Start of DATA EXCERPTS
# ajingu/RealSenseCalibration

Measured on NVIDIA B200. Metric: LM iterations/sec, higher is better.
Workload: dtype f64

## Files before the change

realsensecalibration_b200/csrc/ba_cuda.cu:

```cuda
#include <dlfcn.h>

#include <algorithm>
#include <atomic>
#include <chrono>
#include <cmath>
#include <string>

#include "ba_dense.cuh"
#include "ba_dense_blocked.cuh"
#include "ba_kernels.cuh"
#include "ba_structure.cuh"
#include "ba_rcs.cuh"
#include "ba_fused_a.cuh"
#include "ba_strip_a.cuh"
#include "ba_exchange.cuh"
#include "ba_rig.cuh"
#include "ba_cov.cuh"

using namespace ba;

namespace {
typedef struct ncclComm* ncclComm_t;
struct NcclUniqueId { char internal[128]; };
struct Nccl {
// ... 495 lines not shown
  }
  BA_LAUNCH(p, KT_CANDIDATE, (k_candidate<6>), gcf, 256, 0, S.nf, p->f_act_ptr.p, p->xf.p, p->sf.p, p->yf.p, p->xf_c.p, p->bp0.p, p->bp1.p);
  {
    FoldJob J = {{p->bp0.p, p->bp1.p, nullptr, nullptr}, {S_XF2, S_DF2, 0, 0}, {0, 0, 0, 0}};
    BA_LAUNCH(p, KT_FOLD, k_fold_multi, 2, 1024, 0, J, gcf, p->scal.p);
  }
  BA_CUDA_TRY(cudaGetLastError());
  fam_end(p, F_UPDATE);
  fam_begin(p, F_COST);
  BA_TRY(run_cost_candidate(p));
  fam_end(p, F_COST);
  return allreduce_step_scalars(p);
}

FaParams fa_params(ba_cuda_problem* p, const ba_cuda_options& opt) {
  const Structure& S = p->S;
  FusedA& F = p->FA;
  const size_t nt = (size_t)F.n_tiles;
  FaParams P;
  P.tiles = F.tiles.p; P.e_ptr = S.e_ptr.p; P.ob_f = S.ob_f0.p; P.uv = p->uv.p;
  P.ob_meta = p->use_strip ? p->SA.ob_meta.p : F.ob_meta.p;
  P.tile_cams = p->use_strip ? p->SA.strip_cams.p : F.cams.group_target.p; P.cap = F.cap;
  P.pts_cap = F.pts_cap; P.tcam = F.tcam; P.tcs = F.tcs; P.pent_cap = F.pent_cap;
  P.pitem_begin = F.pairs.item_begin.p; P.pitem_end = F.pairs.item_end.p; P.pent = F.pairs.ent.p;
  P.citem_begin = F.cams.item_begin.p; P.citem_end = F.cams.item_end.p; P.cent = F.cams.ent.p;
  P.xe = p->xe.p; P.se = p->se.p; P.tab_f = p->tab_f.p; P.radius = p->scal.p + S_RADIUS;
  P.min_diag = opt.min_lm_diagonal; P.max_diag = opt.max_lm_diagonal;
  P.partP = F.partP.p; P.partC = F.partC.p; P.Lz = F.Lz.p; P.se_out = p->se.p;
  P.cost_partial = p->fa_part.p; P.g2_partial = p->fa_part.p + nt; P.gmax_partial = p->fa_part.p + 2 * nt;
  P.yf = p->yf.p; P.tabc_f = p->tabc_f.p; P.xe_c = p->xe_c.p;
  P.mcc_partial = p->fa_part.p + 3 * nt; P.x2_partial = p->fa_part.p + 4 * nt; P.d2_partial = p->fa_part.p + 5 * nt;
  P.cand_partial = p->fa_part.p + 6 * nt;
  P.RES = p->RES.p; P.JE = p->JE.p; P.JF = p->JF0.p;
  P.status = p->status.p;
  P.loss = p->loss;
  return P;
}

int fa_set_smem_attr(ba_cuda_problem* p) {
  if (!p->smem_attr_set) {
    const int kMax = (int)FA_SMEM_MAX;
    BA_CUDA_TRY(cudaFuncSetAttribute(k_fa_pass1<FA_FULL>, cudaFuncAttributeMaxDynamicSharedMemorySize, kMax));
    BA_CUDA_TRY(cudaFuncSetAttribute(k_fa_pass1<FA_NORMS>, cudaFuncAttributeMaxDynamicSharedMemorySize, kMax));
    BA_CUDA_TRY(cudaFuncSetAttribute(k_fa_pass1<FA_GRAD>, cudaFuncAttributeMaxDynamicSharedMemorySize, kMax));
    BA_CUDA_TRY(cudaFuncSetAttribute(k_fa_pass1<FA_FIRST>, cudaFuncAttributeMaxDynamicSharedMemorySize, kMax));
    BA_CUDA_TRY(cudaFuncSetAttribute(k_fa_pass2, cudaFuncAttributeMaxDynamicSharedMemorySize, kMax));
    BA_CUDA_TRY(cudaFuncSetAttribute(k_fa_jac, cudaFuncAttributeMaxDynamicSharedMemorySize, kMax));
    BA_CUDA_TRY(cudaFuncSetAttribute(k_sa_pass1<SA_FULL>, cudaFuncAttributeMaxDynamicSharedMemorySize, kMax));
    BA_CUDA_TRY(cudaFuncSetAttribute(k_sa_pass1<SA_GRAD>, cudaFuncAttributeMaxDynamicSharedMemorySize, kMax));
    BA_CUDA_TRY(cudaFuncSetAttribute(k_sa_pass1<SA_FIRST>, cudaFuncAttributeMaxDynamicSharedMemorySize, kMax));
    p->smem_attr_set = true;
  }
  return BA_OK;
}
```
End of DATA EXCERPTS
THE TASK: Your task is to find every line above containing the word "FaParams" and copy it.

SOLUTION TO THIS EXERCISE:
FaParams fa_params(ba_cuda_problem* p, const ba_cuda_options& opt) {
  FaParams P;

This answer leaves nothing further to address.